# Task objective
All that should be output is the block of lines below from the line with "for (int i = 0; i < 3; i++) out[i]" to the line with "int m = e ? atoi(e) : -1;", both included, exactly as written.

# Information
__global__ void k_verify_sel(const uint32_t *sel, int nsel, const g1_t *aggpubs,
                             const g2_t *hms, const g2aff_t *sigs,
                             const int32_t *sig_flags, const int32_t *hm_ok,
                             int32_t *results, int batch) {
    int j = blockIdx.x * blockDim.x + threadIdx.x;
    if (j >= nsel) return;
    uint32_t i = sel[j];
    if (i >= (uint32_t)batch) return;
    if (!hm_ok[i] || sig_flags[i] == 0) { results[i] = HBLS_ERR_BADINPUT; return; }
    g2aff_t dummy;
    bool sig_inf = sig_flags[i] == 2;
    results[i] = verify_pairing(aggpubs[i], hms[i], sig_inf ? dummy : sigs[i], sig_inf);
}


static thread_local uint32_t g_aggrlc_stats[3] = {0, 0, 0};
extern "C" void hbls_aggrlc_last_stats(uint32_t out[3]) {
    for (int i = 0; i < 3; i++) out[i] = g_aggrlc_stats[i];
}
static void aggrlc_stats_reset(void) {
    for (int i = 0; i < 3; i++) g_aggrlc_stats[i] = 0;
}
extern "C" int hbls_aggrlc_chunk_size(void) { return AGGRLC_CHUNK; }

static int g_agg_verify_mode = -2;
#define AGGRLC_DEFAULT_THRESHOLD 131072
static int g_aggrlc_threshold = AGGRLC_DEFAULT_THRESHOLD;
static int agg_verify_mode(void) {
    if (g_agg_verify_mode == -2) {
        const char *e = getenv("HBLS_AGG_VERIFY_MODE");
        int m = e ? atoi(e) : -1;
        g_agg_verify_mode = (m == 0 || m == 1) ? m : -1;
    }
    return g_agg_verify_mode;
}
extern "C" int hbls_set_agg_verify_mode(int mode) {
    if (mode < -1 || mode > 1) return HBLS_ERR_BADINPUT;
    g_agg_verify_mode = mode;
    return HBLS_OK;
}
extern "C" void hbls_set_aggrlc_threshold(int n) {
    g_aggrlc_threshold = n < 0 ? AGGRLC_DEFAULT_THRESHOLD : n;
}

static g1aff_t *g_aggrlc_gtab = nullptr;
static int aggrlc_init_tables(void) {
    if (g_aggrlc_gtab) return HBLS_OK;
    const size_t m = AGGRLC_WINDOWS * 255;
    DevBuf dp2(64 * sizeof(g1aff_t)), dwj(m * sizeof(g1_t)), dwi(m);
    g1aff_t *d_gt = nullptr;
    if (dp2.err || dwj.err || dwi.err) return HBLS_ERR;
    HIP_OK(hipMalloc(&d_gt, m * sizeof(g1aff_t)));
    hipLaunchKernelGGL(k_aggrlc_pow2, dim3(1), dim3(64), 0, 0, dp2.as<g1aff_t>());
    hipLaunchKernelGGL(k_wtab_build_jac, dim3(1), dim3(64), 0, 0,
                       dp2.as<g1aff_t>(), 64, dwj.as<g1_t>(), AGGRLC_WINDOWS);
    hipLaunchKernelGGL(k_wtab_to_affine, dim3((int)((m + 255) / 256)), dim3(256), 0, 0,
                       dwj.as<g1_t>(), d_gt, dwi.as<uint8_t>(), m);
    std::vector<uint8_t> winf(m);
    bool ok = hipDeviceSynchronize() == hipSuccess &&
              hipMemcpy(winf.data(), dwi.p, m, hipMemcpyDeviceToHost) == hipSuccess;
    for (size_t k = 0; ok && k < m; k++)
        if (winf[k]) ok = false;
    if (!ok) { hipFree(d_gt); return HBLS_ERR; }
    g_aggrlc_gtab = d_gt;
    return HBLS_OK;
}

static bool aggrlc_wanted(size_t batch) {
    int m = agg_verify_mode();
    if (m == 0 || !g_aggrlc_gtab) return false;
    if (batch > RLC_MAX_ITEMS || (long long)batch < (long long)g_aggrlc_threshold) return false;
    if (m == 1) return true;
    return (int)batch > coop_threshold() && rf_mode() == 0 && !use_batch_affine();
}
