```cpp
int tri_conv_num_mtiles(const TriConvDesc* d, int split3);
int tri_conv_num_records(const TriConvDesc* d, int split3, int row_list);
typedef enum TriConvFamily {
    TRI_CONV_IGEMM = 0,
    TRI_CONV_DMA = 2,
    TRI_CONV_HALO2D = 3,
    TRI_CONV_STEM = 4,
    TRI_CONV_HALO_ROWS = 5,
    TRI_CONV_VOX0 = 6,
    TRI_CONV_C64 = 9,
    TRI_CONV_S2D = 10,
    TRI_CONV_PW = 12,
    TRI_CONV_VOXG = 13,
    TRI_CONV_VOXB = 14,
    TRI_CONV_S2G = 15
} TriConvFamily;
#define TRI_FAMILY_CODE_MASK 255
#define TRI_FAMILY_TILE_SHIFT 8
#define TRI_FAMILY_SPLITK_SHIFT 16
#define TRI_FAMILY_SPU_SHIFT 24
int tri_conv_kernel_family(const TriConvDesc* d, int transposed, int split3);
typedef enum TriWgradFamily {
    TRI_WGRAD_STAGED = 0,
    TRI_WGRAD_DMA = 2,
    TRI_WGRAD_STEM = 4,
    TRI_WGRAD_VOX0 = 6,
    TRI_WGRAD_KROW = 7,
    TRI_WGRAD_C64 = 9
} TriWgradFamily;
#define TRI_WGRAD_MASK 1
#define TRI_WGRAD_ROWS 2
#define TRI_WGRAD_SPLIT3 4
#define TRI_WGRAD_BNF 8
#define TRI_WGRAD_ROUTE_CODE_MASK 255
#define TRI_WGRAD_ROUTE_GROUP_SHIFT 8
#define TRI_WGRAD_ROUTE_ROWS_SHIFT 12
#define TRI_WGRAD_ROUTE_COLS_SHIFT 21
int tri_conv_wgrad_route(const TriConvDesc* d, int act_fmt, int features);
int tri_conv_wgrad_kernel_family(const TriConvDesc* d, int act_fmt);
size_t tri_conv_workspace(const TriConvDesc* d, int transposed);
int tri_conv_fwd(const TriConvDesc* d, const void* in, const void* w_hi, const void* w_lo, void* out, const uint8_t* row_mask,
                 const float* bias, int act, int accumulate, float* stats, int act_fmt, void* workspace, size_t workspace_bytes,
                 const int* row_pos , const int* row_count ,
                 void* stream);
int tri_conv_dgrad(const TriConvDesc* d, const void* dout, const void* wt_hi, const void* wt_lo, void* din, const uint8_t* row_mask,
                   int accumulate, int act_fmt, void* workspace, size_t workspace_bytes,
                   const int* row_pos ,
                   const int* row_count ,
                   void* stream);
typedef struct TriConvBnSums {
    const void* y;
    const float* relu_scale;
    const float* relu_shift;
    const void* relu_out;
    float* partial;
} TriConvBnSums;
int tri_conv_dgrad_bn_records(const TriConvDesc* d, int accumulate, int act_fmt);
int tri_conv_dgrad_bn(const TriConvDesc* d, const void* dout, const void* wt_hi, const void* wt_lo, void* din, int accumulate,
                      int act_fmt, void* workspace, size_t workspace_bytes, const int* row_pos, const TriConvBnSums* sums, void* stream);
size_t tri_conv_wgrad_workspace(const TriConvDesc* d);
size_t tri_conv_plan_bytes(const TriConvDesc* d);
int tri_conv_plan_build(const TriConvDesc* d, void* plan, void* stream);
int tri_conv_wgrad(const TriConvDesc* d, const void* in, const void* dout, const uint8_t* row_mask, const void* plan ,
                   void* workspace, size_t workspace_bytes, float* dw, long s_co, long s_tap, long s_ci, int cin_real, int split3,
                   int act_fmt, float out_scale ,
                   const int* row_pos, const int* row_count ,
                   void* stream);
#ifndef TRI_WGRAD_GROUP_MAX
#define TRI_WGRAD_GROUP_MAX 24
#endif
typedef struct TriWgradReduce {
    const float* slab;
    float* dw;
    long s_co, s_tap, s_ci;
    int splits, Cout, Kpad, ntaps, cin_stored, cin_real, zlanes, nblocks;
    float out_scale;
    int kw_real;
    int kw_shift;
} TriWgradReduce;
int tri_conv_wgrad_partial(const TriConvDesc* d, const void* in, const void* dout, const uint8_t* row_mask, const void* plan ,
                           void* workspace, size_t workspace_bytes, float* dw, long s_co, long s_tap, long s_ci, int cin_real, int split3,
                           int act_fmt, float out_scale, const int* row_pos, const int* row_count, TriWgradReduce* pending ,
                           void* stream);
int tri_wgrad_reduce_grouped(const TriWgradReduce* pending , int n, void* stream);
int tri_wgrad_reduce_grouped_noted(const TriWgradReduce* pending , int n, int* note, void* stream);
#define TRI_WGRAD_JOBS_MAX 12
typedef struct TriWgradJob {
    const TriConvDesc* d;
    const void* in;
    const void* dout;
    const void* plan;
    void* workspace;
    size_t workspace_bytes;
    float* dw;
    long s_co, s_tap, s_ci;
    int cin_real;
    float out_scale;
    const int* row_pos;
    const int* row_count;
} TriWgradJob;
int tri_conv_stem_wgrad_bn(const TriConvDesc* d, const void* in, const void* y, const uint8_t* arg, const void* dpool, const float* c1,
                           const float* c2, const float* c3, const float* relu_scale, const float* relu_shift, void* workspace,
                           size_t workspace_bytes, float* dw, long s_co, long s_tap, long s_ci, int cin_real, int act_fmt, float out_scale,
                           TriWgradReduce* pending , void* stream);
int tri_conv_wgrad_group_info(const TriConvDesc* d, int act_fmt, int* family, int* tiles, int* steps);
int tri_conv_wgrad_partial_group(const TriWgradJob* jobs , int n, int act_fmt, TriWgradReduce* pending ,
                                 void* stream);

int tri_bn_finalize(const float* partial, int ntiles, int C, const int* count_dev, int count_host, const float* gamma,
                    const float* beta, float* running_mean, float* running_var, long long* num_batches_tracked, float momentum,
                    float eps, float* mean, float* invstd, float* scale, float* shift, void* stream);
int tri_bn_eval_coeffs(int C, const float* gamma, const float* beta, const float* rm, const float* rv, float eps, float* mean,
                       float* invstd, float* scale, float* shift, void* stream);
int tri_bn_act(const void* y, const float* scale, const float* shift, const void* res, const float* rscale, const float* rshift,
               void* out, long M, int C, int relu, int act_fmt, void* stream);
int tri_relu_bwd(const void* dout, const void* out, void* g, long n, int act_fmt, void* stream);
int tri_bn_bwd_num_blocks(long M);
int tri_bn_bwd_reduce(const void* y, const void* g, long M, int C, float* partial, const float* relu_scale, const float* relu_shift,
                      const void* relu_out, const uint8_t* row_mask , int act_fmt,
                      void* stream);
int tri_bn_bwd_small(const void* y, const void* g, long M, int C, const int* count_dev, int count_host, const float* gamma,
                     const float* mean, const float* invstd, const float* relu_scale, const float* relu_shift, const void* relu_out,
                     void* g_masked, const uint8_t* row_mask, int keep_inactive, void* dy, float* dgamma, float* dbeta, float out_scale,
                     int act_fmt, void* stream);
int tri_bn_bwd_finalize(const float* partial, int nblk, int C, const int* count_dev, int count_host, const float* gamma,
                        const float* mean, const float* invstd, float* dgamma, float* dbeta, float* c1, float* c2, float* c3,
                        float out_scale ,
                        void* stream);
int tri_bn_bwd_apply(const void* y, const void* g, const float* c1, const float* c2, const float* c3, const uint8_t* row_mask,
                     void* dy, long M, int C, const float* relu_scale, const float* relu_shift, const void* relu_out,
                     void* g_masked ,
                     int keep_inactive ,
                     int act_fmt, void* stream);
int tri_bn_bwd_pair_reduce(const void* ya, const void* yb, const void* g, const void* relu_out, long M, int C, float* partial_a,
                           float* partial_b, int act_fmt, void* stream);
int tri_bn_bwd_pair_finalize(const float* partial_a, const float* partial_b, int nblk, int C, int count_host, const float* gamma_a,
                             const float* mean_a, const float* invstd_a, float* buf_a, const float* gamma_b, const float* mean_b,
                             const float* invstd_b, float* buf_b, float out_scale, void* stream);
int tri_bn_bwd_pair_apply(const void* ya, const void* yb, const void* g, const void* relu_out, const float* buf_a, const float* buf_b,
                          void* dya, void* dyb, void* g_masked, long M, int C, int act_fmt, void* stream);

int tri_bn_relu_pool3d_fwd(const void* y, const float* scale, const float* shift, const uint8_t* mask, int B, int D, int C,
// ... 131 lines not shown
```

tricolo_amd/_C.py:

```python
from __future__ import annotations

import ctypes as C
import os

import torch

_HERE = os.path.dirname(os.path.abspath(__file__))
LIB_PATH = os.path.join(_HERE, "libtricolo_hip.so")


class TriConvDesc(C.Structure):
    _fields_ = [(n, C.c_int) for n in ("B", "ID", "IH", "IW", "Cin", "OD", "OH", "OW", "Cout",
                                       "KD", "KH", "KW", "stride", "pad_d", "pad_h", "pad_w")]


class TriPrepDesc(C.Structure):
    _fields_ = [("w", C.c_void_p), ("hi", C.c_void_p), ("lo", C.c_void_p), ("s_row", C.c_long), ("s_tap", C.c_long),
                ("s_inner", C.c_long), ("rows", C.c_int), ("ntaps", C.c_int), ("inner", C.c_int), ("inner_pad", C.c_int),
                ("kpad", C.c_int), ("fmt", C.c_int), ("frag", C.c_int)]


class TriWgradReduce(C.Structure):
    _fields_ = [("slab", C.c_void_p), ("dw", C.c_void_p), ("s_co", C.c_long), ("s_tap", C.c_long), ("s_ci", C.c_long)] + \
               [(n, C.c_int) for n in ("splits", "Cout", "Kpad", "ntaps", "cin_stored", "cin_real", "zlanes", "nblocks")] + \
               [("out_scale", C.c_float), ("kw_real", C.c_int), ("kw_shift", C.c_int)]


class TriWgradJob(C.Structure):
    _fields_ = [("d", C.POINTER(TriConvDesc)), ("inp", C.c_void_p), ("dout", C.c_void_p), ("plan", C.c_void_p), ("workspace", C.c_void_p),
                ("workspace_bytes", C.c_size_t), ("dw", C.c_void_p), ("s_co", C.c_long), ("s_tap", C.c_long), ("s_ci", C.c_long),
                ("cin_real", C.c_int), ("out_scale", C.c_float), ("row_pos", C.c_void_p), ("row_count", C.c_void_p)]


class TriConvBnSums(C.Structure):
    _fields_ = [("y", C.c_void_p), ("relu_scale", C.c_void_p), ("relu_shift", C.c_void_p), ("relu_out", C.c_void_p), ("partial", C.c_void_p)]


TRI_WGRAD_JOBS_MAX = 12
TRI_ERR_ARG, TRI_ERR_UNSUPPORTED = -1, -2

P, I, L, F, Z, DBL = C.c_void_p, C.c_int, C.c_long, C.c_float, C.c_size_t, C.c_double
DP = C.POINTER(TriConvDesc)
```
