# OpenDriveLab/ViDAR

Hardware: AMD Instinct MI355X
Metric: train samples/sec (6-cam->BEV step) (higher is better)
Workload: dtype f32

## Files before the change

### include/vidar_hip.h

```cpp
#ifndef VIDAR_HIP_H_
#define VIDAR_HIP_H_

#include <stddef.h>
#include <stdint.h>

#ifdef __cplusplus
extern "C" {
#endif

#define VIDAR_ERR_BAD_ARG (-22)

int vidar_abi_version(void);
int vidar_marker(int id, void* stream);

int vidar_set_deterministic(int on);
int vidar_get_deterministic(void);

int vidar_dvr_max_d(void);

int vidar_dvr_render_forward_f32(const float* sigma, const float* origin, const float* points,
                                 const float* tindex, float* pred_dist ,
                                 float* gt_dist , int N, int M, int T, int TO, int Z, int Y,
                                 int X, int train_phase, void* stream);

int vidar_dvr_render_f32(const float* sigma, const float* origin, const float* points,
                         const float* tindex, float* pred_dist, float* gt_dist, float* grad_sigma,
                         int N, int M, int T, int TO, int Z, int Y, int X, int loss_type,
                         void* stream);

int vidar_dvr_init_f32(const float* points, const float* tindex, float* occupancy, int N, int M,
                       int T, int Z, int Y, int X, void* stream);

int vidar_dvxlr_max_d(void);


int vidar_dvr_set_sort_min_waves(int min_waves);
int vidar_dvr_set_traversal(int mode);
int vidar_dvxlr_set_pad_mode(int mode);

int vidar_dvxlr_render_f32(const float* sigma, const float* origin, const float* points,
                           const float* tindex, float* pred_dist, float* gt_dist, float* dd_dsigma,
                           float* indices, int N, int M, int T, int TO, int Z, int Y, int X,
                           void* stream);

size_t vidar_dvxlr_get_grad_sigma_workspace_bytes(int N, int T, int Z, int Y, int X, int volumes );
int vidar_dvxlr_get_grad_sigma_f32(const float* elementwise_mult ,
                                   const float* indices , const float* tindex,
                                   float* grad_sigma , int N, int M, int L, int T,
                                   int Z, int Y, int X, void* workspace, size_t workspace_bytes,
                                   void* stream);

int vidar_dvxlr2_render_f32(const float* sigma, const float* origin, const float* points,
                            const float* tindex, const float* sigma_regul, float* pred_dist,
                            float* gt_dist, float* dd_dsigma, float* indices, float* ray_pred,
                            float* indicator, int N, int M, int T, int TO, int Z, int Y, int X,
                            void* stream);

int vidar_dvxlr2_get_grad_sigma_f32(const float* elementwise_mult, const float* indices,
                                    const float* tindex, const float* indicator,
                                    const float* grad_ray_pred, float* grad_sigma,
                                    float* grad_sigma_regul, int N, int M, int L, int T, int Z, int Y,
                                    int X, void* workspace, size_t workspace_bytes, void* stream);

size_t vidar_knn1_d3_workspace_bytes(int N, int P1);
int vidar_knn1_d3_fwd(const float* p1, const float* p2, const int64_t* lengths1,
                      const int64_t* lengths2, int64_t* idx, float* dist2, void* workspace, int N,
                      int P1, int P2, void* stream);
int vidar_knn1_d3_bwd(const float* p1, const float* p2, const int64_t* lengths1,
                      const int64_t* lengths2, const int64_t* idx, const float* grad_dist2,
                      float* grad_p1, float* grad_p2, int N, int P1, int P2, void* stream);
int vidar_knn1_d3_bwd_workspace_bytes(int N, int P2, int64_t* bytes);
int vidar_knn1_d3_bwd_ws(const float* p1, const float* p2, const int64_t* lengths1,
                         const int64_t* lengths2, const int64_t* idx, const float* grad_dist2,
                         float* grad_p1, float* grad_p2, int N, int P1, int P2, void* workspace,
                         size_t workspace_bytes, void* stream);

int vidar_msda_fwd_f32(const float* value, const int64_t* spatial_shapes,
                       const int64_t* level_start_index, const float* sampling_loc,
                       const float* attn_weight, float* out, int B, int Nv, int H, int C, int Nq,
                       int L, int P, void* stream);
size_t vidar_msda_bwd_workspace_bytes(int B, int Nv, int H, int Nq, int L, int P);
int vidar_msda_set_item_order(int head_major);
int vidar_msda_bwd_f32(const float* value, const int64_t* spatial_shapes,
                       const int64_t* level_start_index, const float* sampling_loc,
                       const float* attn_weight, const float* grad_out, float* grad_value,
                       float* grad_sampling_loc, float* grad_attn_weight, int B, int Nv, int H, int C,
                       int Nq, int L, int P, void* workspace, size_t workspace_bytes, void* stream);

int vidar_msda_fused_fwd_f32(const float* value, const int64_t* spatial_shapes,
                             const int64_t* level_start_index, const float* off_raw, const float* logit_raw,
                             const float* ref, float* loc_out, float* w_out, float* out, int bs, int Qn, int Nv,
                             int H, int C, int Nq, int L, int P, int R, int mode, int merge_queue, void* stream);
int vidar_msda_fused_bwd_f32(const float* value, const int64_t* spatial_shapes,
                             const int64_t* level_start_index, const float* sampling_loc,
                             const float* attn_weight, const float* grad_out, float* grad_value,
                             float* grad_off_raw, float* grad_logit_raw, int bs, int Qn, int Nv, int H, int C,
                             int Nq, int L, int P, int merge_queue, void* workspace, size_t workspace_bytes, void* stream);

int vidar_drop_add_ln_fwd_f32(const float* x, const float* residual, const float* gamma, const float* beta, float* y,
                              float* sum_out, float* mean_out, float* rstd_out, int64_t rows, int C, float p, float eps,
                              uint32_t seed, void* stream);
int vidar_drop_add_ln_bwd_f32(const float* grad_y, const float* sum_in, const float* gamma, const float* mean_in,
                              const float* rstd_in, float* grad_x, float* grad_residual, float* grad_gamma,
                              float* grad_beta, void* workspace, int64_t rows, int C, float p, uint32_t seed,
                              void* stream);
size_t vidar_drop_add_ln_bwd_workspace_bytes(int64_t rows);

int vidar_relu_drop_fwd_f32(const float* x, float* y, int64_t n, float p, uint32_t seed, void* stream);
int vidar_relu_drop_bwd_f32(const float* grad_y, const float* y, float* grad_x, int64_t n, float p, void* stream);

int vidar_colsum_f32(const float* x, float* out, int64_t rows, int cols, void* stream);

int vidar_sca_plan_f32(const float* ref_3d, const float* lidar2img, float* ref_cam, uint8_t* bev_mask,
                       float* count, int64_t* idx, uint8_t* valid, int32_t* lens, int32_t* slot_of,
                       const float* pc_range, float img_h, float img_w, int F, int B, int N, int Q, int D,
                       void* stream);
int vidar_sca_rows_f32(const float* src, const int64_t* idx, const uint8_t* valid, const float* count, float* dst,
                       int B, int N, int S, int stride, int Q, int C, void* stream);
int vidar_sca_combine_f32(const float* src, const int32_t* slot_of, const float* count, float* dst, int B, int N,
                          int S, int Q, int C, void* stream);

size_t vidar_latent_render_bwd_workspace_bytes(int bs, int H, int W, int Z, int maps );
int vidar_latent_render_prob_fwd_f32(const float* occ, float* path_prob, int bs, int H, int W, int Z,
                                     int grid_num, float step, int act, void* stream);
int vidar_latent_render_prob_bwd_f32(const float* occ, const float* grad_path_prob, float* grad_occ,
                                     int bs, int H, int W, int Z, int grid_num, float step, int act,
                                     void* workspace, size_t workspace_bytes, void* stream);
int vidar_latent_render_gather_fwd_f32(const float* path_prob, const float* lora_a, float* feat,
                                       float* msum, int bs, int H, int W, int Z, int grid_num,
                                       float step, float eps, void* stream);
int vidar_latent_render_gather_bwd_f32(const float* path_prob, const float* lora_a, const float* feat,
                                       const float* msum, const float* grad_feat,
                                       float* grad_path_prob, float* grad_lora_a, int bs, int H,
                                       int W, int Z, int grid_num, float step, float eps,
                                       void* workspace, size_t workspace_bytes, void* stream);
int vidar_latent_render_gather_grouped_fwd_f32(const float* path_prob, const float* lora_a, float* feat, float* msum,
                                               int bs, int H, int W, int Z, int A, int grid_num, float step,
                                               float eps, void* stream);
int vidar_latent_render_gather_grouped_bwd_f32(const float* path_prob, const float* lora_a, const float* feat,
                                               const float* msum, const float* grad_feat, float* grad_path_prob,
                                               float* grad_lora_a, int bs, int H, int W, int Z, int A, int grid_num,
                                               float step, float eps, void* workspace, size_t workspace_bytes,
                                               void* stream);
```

# Exercise response
    for (int i = 0; i < 3; i++) out[i] = g_aggrlc_stats[i];
}
static void aggrlc_stats_reset(void) {
    for (int i = 0; i < 3; i++) g_aggrlc_stats[i] = 0;
}
extern "C" int hbls_aggrlc_chunk_size(void) { return AGGRLC_CHUNK; }

static int g_agg_verify_mode = -2;
#define AGGRLC_DEFAULT_THRESHOLD 131072
static int g_aggrlc_threshold = AGGRLC_DEFAULT_THRESHOLD;
static int agg_verify_mode(void) {
    if (g_agg_verify_mode == -2) {
        const char *e = getenv("HBLS_AGG_VERIFY_MODE");
        int m = e ? atoi(e) : -1;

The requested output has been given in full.